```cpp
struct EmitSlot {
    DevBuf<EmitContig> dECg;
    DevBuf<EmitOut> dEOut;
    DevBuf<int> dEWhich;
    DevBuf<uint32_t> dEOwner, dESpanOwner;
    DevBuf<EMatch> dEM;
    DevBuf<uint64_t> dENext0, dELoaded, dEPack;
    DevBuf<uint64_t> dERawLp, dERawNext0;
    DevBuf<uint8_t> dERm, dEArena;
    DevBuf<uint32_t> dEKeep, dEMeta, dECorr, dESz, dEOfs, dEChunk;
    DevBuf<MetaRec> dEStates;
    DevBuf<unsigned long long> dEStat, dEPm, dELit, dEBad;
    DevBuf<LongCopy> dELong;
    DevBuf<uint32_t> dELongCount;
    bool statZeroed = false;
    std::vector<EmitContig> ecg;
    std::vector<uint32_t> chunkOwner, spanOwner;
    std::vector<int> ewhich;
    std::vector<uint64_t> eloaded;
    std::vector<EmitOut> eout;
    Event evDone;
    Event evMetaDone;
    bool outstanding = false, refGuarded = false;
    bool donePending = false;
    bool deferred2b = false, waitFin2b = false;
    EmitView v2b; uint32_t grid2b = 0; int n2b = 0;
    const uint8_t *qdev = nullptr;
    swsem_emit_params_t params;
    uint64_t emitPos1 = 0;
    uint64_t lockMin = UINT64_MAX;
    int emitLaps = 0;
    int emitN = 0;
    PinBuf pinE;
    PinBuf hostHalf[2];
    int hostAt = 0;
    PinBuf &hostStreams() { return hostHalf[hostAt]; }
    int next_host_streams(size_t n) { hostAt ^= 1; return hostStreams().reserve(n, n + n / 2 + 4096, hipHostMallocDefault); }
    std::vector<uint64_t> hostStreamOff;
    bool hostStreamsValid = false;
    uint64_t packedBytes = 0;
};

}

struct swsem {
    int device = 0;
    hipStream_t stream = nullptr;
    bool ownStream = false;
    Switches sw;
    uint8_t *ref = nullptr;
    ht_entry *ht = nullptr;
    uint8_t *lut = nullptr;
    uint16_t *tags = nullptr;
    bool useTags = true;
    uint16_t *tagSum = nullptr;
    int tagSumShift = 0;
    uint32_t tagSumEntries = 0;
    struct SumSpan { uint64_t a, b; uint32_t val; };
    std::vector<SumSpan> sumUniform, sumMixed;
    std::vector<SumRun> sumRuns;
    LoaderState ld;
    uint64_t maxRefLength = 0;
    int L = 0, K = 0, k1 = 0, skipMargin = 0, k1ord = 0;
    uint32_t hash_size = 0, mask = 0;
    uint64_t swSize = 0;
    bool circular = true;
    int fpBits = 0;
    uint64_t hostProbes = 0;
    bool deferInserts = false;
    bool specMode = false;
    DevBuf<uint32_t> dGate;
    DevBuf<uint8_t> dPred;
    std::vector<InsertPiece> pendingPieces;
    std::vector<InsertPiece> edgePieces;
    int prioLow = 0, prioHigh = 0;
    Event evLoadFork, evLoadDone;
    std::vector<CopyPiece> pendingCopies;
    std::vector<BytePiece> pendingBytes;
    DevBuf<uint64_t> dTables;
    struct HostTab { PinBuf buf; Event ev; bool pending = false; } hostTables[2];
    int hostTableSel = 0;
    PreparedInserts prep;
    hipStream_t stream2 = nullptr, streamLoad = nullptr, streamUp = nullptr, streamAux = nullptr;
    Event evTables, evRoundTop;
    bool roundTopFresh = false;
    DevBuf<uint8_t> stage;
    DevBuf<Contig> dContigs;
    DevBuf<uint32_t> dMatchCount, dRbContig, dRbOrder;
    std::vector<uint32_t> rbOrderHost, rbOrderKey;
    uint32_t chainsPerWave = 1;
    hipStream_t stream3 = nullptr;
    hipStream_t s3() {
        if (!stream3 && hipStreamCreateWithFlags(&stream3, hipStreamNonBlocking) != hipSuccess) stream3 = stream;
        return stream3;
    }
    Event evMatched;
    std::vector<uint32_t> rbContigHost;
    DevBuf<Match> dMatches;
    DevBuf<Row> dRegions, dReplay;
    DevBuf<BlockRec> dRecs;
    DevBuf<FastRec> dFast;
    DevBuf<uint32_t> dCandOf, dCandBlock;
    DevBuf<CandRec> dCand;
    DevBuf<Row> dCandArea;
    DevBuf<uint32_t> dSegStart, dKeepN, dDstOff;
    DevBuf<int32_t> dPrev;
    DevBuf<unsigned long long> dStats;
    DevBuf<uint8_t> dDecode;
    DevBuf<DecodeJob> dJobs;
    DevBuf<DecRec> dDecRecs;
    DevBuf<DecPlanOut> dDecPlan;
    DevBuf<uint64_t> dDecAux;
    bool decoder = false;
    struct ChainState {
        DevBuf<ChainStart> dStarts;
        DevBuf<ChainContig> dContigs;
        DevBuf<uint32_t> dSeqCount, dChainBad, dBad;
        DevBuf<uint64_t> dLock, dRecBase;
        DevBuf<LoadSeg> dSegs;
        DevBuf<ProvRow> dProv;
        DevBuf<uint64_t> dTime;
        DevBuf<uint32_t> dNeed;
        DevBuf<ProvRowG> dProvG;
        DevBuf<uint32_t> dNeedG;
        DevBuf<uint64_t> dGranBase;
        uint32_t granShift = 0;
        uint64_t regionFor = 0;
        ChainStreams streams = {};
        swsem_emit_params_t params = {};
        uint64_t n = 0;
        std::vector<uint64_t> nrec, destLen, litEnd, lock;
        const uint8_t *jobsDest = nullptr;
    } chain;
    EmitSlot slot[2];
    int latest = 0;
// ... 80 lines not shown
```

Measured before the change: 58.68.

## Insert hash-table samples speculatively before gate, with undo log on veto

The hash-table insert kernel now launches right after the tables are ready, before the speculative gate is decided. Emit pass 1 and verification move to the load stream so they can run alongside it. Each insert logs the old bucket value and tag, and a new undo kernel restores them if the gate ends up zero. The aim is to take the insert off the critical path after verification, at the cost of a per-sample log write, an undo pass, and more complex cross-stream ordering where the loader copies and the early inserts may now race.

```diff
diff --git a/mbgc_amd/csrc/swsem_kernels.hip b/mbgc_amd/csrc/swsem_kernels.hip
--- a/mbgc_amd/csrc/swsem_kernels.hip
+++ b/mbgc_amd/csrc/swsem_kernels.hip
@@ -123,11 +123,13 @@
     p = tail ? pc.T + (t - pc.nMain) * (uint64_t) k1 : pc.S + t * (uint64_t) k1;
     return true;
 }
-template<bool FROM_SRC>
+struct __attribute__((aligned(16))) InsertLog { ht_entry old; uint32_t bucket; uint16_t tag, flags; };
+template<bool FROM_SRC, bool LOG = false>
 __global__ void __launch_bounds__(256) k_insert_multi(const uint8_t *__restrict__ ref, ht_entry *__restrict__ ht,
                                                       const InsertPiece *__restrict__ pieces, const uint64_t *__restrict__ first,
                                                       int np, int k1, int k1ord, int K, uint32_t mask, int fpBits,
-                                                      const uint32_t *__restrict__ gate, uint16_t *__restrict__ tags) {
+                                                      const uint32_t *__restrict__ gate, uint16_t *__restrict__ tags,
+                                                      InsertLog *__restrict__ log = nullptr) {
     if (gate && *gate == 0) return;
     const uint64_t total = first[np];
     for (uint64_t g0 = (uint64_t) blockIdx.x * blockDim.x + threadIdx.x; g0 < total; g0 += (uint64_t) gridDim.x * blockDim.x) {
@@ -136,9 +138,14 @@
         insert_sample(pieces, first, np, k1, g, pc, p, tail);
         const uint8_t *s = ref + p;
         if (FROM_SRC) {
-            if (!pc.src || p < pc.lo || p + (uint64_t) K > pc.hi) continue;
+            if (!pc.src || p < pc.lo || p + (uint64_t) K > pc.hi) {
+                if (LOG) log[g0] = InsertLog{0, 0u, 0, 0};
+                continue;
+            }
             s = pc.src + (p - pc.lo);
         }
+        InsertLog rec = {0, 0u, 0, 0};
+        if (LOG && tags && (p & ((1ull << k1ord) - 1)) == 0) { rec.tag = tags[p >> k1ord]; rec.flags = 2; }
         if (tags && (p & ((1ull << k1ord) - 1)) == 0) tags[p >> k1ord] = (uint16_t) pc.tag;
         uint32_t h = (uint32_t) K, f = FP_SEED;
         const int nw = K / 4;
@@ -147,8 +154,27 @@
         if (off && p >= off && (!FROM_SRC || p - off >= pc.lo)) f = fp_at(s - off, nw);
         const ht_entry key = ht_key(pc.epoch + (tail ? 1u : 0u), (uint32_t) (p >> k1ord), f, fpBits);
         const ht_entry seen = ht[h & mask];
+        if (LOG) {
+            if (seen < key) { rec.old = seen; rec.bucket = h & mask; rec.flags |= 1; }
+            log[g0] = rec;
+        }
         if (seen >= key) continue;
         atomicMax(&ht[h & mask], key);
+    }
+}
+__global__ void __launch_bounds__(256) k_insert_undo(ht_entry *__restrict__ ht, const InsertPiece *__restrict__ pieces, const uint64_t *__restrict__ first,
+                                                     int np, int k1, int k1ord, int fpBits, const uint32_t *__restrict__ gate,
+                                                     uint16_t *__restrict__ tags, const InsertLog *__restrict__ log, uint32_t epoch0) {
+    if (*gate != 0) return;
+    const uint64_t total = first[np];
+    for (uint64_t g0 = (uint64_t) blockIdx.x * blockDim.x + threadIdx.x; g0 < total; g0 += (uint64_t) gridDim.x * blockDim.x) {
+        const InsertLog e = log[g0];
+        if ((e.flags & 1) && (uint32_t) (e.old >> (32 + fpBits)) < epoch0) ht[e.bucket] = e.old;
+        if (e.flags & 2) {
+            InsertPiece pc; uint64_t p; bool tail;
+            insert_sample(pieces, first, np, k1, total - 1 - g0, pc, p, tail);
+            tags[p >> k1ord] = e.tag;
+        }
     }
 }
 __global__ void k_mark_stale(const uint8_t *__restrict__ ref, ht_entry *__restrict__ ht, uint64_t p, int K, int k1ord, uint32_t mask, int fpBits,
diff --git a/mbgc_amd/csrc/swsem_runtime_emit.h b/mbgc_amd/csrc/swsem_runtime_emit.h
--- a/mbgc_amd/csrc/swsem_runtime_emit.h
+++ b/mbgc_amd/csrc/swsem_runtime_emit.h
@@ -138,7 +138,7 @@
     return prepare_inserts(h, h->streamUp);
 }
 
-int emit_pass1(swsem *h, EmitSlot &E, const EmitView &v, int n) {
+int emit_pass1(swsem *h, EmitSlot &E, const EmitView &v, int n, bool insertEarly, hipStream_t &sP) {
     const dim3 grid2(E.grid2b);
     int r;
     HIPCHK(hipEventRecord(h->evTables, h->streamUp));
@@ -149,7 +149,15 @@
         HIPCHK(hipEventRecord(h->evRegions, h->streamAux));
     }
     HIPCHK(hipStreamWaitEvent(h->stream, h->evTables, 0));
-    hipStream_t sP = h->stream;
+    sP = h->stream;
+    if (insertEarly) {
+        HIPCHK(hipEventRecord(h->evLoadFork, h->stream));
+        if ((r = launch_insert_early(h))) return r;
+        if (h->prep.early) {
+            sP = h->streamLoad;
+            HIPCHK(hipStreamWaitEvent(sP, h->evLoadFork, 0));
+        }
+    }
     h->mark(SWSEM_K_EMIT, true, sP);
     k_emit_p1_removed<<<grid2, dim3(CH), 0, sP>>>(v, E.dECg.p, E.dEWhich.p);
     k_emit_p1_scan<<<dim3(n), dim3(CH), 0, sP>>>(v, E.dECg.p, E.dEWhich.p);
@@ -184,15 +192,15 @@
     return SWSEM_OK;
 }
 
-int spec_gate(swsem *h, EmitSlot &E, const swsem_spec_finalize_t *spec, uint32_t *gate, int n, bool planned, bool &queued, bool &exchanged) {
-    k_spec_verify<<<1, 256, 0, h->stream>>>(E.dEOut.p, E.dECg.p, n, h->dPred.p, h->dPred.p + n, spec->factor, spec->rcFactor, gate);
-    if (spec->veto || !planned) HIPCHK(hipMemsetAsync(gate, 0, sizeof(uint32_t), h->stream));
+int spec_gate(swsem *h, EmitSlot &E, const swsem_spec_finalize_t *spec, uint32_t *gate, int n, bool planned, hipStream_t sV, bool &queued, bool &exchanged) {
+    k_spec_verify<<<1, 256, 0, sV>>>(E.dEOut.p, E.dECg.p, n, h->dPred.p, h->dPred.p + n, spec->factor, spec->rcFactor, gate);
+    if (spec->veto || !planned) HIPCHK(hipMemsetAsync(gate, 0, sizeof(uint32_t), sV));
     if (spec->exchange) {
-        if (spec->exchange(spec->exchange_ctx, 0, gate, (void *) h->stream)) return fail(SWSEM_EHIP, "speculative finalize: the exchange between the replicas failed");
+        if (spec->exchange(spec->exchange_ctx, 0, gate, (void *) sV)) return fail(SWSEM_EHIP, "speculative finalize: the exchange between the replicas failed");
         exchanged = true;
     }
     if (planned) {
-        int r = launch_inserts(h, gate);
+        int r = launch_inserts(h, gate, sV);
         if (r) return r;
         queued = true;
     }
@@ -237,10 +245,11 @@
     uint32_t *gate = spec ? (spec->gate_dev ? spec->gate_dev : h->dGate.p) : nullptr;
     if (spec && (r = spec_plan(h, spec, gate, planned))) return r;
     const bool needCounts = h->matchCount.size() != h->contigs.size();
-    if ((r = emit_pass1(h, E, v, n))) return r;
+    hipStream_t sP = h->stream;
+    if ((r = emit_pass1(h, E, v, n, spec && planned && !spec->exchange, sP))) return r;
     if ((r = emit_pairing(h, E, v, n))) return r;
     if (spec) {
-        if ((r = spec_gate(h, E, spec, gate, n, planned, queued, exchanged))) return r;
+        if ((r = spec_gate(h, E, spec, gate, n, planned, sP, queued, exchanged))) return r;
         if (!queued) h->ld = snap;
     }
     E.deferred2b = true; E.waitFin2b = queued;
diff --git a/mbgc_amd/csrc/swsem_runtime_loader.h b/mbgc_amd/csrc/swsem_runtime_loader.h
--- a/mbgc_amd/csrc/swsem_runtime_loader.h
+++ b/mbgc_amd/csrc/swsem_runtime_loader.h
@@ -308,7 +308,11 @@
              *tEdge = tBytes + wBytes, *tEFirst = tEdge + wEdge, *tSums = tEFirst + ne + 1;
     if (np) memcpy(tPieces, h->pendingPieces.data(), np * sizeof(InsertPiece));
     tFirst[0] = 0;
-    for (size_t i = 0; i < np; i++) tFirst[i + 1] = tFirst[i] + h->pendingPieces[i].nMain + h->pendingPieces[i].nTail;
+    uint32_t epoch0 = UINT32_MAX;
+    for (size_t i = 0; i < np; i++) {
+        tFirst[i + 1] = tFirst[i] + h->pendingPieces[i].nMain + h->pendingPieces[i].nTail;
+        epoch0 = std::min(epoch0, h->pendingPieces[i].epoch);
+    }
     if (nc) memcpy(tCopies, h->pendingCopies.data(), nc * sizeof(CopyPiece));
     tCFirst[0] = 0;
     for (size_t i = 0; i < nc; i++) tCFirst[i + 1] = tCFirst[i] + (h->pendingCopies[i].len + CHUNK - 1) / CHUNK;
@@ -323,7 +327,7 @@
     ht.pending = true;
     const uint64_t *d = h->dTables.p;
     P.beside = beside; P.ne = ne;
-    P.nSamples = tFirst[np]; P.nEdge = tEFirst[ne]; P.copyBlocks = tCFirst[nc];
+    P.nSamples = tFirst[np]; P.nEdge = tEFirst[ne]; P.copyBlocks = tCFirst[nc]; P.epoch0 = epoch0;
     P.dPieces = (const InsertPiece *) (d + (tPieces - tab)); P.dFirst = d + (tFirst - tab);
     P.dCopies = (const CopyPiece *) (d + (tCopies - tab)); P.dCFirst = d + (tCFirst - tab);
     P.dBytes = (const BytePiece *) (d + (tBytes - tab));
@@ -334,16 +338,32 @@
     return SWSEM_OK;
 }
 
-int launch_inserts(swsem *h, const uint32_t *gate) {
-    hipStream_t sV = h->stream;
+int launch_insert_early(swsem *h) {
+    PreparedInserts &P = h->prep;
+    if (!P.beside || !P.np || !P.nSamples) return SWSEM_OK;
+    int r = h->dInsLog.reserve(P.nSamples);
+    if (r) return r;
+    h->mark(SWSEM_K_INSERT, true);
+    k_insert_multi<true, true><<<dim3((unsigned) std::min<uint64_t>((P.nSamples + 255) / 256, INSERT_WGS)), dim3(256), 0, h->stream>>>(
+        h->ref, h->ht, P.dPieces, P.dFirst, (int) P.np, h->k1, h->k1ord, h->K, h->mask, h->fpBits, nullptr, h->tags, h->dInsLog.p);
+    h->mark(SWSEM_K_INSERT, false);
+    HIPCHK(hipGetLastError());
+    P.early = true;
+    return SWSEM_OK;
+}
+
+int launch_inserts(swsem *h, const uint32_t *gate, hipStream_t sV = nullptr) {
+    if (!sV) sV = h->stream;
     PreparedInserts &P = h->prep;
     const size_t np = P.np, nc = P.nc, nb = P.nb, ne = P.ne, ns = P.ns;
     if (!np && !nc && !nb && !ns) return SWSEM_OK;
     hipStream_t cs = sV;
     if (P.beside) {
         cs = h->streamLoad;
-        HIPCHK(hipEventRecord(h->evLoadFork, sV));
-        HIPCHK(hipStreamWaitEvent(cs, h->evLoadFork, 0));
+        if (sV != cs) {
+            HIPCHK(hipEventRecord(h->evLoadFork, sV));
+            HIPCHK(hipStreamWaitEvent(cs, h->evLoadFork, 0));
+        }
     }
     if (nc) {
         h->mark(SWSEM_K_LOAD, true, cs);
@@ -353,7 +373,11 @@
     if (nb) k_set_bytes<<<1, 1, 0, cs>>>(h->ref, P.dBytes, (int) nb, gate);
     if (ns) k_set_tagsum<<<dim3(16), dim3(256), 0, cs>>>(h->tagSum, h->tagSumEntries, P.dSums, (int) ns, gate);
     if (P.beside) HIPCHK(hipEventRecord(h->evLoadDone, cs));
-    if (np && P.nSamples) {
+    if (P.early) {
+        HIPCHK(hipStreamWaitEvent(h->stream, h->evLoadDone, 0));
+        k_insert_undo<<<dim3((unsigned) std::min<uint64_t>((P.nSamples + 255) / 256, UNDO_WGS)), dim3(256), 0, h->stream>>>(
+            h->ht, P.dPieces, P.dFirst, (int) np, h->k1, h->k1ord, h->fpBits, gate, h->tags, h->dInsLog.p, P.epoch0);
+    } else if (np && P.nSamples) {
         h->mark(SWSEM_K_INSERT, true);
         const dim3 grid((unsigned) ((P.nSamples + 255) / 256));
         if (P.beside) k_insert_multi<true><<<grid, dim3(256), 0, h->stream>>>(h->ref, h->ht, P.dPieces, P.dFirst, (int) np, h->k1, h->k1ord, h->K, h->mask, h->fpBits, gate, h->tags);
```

**WHAT IS BEING ASKED:** The required output is each line of the entries that contains the word "EmitView".

**RESULT:**
    EmitView v2b; uint32_t grid2b = 0; int n2b = 0;
-int emit_pass1(swsem *h, EmitSlot &E, const EmitView &v, int n) {
+int emit_pass1(swsem *h, EmitSlot &E, const EmitView &v, int n, bool insertEarly, hipStream_t &sP) {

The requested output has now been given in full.